* _What needs to be done_: Look through the records below for the line with "need8) ring_request(sw_first_tile(need8, cslot));". Return that line and each one after it up to and including the line with "kept_lo = kept_cur;", exactly.
Start of Data supplied
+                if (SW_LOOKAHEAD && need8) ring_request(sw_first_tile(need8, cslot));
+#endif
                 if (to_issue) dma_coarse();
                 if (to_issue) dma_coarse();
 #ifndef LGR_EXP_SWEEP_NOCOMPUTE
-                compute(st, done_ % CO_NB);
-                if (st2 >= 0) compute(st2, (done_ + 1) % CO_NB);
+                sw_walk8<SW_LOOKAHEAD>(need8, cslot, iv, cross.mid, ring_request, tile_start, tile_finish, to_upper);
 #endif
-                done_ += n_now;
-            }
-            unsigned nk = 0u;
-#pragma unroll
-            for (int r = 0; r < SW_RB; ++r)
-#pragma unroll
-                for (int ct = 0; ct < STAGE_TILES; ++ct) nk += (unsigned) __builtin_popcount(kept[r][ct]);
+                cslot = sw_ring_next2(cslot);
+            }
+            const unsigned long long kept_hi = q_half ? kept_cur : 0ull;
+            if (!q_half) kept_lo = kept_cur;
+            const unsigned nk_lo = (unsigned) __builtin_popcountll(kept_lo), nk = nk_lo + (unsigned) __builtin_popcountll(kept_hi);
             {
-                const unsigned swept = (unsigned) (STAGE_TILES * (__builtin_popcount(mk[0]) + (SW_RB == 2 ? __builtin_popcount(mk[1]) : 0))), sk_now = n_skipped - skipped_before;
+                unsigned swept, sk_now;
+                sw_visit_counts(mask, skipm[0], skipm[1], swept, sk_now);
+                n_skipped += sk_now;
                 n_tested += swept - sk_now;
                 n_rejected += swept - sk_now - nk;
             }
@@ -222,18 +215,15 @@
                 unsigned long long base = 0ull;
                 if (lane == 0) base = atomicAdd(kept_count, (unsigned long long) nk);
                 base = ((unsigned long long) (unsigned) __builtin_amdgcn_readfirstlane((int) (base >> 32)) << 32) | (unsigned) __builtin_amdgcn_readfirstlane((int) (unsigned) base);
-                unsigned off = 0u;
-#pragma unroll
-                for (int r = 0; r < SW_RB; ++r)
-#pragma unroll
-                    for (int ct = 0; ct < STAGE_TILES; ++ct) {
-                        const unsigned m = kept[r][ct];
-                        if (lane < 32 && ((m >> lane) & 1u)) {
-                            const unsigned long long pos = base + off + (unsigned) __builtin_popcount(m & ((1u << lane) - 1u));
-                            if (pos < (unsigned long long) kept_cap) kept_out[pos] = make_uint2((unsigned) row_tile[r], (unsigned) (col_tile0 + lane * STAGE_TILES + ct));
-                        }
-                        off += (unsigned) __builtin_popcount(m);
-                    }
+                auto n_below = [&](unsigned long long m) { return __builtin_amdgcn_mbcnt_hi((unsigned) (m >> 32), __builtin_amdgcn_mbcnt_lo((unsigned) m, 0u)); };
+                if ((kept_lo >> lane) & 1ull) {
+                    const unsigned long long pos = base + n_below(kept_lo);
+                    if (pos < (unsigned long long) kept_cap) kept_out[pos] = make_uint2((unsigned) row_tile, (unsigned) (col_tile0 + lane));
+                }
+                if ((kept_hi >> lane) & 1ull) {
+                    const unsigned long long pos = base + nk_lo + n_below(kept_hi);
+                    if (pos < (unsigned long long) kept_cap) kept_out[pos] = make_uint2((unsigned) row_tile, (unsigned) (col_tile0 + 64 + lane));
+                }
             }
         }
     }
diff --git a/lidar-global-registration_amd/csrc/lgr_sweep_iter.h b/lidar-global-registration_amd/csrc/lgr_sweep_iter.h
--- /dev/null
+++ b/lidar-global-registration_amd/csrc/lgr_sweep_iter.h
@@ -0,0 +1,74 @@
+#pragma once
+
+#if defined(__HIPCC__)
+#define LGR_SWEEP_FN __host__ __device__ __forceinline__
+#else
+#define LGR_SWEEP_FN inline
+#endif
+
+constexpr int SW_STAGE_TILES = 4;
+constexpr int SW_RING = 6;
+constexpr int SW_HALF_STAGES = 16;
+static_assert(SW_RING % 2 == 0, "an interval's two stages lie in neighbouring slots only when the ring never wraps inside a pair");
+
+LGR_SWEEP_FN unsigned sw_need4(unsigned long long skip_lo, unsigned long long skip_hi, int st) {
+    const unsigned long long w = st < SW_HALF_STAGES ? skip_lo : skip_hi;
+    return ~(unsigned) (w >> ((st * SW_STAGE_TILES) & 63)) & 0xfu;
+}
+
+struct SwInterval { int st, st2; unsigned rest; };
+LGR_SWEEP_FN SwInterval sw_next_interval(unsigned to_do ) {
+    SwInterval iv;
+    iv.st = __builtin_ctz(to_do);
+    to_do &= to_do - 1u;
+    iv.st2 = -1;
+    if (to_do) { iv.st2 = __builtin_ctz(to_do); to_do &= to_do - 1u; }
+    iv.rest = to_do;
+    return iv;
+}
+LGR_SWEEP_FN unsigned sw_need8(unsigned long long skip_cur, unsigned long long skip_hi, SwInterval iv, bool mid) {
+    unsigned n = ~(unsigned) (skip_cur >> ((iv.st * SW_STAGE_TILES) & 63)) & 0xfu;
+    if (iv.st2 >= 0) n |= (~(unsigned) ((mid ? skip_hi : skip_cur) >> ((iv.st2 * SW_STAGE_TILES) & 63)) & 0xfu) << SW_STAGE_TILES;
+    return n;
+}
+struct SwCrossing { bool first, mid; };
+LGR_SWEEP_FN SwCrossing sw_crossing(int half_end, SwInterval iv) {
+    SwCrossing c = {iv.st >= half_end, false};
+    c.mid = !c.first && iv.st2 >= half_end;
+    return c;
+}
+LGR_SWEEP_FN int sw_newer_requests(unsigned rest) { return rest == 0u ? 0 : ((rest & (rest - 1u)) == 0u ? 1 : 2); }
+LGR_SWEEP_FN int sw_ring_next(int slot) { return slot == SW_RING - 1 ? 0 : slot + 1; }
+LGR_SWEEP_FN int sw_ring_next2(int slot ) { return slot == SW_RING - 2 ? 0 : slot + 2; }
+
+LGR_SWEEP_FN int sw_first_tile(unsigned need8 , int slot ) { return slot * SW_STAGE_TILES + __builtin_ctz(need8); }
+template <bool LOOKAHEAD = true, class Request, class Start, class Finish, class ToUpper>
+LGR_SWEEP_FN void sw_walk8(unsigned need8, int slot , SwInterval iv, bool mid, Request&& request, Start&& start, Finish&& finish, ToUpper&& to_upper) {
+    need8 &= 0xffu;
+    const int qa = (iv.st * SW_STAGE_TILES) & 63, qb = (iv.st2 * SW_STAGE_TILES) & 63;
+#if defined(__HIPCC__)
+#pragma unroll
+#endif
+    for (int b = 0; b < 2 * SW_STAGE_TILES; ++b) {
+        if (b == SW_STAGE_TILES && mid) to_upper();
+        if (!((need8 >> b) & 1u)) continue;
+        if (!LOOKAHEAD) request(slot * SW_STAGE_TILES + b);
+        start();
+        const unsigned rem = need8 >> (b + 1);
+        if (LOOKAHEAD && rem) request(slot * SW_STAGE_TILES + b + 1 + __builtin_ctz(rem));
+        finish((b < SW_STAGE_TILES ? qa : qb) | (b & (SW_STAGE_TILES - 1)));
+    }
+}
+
End of Data supplied
Start of Data supplied
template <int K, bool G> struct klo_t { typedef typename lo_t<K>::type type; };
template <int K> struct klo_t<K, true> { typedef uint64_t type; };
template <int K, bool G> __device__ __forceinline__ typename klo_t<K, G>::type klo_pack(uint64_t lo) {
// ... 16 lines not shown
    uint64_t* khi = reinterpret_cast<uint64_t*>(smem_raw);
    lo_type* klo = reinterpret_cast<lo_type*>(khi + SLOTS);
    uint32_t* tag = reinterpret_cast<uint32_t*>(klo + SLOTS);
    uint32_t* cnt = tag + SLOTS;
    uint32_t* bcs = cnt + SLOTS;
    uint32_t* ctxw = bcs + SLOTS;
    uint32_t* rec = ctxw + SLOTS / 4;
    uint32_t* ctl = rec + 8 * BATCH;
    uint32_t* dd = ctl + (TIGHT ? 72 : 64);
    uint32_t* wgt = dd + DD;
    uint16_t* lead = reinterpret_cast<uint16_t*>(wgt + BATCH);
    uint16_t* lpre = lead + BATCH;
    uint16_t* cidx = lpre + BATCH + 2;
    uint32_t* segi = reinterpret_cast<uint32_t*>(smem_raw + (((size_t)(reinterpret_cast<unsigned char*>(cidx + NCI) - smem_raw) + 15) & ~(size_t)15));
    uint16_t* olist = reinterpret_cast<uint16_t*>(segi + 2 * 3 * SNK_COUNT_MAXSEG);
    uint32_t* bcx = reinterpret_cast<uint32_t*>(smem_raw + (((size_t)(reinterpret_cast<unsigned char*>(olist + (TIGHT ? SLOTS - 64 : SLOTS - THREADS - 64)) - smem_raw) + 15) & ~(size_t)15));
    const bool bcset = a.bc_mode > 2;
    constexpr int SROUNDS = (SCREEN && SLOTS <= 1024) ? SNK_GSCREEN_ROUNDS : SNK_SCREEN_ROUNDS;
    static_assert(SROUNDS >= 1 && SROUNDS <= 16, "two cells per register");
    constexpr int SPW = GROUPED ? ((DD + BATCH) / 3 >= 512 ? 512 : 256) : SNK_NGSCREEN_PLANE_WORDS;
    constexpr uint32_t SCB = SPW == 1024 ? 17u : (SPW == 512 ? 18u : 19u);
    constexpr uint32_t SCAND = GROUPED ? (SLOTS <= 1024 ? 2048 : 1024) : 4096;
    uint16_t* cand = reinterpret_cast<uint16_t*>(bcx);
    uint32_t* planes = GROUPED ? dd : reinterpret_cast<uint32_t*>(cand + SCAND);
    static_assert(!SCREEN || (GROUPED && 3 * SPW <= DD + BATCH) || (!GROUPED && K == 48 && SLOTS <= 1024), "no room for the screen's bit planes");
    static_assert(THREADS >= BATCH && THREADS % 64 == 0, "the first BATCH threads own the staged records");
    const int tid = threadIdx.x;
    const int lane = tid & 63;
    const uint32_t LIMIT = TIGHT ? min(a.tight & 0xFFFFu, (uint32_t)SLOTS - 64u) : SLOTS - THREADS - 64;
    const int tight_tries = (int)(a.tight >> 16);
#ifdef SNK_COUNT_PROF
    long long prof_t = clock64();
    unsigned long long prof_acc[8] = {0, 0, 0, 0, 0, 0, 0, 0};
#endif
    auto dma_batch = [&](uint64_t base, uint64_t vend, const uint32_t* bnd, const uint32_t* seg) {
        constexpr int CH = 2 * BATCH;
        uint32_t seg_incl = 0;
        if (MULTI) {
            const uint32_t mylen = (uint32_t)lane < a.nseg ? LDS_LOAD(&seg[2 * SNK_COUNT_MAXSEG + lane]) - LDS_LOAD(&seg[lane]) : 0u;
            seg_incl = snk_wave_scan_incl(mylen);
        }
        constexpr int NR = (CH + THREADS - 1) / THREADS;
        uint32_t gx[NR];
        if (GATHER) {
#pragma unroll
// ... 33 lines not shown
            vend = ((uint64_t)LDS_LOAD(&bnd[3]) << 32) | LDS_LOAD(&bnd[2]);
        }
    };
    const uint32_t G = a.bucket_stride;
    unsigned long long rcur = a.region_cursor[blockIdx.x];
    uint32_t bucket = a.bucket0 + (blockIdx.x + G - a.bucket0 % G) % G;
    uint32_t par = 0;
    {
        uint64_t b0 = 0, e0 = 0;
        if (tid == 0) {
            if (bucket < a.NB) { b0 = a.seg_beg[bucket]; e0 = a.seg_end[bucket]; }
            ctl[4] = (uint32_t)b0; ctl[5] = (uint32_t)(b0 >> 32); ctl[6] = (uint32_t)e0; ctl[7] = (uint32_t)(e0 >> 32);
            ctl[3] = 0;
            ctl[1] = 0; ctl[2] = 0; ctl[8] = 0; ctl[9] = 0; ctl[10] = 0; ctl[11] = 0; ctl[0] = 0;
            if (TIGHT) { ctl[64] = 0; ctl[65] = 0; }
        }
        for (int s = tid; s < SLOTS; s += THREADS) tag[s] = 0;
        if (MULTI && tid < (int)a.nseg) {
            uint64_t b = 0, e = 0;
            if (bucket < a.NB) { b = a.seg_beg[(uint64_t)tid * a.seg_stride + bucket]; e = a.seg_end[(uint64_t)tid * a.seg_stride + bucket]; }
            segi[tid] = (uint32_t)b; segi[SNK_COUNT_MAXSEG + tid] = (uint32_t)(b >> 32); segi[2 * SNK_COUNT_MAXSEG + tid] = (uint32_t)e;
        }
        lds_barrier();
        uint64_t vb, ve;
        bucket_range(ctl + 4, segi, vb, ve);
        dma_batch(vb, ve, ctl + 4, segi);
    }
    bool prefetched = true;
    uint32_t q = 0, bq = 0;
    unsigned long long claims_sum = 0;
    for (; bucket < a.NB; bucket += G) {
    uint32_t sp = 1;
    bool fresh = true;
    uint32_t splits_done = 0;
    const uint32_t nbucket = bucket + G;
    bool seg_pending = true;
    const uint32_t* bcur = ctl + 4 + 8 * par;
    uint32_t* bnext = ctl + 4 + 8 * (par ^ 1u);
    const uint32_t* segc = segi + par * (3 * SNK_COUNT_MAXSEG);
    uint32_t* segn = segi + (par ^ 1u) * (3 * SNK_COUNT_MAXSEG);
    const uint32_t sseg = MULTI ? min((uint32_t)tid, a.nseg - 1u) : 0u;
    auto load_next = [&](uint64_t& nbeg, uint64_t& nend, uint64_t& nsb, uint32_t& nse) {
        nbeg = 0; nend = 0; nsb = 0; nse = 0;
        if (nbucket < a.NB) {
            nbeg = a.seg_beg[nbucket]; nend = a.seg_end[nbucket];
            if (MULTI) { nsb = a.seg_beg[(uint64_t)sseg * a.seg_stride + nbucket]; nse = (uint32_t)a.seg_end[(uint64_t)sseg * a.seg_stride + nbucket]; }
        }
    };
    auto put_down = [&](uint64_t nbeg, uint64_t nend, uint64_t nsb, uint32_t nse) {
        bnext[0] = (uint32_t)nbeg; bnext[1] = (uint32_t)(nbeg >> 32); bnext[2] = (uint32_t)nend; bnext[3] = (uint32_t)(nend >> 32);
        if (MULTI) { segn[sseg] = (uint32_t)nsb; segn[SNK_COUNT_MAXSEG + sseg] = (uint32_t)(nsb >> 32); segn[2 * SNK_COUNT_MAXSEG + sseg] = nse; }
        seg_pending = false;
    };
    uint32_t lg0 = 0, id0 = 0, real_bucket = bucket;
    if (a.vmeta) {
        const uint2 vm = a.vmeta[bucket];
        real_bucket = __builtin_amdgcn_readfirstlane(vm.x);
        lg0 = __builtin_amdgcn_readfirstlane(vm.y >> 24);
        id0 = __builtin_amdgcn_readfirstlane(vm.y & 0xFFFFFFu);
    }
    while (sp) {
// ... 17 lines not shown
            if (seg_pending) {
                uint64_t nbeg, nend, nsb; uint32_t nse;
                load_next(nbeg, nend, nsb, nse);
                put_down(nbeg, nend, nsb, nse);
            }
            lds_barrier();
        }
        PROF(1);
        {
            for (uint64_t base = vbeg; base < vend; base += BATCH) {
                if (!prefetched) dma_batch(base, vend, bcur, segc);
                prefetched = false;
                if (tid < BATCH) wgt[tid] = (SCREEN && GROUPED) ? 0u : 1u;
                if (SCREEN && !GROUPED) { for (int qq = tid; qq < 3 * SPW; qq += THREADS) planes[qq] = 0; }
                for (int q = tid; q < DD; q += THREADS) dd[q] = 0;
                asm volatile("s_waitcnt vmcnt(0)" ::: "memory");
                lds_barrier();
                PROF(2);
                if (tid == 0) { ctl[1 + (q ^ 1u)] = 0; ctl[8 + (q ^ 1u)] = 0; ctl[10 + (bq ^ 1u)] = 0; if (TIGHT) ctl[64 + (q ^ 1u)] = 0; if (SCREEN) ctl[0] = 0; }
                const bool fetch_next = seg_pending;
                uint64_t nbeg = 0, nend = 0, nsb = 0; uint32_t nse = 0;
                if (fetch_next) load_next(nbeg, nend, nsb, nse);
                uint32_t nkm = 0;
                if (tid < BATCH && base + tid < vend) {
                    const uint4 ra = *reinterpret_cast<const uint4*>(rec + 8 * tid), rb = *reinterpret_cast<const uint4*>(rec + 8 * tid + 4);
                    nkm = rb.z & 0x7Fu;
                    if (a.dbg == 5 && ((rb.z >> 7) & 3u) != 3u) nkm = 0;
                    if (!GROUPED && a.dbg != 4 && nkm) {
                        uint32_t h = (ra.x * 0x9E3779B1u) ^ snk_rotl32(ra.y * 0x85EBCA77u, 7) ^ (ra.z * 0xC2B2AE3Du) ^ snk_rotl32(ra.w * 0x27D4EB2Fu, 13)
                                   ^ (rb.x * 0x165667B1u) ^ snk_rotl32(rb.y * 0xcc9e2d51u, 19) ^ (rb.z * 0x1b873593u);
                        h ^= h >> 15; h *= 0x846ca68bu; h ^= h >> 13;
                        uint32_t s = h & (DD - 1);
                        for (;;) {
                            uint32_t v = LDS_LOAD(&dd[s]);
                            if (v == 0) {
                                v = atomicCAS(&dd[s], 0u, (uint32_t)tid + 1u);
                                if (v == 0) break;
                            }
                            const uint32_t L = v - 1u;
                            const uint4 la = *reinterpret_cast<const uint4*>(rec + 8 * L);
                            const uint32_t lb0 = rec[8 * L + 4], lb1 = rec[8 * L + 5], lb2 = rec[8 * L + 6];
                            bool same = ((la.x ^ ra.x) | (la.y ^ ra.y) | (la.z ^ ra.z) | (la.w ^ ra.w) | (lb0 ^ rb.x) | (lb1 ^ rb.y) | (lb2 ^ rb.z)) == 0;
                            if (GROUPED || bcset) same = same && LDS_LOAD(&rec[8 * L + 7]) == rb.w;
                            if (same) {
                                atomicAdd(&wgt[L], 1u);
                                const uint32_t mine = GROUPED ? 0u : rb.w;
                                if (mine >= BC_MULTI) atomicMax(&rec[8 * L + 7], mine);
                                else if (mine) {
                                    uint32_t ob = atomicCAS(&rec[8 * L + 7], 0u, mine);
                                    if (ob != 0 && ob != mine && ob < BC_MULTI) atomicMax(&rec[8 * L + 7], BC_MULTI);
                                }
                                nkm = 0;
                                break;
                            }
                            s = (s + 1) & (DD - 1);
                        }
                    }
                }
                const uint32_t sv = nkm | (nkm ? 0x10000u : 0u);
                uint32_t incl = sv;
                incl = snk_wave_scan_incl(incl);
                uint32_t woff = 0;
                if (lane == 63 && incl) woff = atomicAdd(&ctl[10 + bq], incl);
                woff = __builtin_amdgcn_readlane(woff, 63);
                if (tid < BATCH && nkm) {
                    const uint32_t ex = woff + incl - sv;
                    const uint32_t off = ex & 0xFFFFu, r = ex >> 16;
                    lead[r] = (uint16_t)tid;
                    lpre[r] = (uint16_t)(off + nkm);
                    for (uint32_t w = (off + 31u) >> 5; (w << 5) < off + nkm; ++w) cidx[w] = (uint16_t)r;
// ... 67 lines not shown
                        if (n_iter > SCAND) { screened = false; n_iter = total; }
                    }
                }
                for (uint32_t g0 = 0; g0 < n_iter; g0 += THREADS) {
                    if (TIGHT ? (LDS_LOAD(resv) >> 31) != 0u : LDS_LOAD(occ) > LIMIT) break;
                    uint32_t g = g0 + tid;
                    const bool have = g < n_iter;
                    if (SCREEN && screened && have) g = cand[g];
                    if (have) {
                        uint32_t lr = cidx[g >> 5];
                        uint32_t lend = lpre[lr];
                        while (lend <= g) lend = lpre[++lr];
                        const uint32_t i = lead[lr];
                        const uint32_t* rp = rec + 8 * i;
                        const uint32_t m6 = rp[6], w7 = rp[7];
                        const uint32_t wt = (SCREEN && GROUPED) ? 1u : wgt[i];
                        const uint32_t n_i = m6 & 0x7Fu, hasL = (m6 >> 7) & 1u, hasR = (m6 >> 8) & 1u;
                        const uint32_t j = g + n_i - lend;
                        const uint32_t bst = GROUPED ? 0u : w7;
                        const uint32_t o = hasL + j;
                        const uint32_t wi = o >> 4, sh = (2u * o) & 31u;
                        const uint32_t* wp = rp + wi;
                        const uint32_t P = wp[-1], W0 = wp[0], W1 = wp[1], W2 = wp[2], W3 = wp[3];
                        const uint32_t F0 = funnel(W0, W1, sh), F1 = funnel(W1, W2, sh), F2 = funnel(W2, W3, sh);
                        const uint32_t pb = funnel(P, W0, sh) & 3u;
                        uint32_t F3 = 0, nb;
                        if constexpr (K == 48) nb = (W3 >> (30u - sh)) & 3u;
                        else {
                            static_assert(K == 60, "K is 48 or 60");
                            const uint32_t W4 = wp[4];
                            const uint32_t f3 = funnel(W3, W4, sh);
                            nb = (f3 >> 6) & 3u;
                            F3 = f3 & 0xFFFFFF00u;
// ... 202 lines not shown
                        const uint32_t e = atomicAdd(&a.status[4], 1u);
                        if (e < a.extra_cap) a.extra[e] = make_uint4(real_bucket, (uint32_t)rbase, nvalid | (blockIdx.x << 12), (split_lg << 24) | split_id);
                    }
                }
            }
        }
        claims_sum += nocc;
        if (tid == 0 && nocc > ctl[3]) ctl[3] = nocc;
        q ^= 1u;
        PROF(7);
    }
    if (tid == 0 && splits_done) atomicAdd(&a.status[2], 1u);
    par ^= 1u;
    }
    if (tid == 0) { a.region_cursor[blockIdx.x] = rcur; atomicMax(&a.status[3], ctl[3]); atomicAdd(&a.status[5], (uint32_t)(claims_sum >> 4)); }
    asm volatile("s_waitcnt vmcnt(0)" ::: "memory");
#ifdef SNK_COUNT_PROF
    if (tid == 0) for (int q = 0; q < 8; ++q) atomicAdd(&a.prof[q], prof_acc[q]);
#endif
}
End of Data supplied
Start of Data supplied
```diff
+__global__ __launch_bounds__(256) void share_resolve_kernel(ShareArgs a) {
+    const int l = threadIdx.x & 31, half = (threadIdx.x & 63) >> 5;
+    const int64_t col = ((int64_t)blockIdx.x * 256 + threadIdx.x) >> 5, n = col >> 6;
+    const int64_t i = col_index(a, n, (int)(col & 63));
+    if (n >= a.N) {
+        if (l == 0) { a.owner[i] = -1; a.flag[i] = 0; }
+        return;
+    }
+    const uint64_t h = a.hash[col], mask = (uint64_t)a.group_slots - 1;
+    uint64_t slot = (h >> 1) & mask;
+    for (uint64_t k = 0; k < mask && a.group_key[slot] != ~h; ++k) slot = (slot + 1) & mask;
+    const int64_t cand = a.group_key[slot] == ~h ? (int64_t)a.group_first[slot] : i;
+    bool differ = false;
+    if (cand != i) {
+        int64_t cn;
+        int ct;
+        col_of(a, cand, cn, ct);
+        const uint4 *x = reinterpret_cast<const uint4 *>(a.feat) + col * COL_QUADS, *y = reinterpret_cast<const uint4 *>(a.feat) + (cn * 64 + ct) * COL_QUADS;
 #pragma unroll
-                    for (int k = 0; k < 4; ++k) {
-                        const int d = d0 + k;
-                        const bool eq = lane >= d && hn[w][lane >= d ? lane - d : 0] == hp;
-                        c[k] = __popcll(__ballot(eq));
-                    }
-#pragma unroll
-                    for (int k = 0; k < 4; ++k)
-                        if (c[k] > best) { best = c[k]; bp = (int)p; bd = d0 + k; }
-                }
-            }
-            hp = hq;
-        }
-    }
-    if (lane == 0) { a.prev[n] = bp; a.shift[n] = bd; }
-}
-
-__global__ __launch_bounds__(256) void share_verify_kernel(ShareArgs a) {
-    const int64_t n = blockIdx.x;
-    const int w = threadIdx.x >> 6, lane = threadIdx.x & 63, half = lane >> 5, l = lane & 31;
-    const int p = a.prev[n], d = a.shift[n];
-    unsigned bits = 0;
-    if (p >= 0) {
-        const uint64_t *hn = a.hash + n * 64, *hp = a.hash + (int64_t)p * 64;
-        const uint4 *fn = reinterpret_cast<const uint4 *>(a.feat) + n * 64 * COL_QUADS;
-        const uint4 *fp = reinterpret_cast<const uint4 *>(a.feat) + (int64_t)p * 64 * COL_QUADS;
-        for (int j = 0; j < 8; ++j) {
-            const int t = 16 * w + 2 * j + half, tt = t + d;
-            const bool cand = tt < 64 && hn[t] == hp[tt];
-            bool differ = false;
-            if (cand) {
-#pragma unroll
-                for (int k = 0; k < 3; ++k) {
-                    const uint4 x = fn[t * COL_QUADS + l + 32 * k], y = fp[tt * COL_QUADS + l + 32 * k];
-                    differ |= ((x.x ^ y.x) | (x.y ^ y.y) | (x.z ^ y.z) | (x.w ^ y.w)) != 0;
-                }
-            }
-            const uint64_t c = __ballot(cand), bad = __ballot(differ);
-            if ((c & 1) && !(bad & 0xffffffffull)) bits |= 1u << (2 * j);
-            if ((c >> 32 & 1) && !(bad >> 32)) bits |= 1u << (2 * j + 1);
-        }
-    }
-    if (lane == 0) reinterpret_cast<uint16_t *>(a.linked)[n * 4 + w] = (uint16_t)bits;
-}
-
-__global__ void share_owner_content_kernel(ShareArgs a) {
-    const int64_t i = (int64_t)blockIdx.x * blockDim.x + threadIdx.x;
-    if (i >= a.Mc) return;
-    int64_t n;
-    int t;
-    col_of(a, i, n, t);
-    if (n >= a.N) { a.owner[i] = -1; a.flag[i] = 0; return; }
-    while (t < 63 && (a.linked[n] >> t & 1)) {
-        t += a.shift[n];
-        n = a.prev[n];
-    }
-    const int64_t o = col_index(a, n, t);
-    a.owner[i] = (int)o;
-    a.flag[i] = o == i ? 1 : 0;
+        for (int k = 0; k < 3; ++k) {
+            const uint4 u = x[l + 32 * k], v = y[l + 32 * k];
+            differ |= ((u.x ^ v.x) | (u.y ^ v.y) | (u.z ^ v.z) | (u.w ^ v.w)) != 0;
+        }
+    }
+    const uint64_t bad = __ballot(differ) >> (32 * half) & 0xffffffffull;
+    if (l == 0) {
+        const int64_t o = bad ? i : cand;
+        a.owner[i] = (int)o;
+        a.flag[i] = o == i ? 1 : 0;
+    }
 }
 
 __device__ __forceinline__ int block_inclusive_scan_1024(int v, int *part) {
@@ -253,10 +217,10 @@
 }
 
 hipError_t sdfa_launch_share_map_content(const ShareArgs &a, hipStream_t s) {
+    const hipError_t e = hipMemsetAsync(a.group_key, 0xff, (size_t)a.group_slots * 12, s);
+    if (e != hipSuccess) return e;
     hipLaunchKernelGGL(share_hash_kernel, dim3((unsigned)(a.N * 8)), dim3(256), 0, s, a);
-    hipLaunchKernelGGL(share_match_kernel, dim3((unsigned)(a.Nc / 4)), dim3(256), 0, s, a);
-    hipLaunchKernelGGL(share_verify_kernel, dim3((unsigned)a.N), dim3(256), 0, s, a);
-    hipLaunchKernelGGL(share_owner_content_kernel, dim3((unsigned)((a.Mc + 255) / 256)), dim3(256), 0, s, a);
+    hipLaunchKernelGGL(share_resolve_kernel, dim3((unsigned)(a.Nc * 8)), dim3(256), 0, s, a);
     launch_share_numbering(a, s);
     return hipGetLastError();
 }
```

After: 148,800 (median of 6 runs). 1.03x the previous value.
End of Data supplied
* _Finished task_:
+                if (SW_LOOKAHEAD && need8) ring_request(sw_first_tile(need8, cslot));
+#endif
                 if (to_issue) dma_coarse();
                 if (to_issue) dma_coarse();
 #ifndef LGR_EXP_SWEEP_NOCOMPUTE
-                compute(st, done_ % CO_NB);
-                if (st2 >= 0) compute(st2, (done_ + 1) % CO_NB);
+                sw_walk8<SW_LOOKAHEAD>(need8, cslot, iv, cross.mid, ring_request, tile_start, tile_finish, to_upper);
 #endif
-                done_ += n_now;
-            }
-            unsigned nk = 0u;
-#pragma unroll
-            for (int r = 0; r < SW_RB; ++r)
-#pragma unroll
-                for (int ct = 0; ct < STAGE_TILES; ++ct) nk += (unsigned) __builtin_popcount(kept[r][ct]);
+                cslot = sw_ring_next2(cslot);
+            }
+            const unsigned long long kept_hi = q_half ? kept_cur : 0ull;
+            if (!q_half) kept_lo = kept_cur;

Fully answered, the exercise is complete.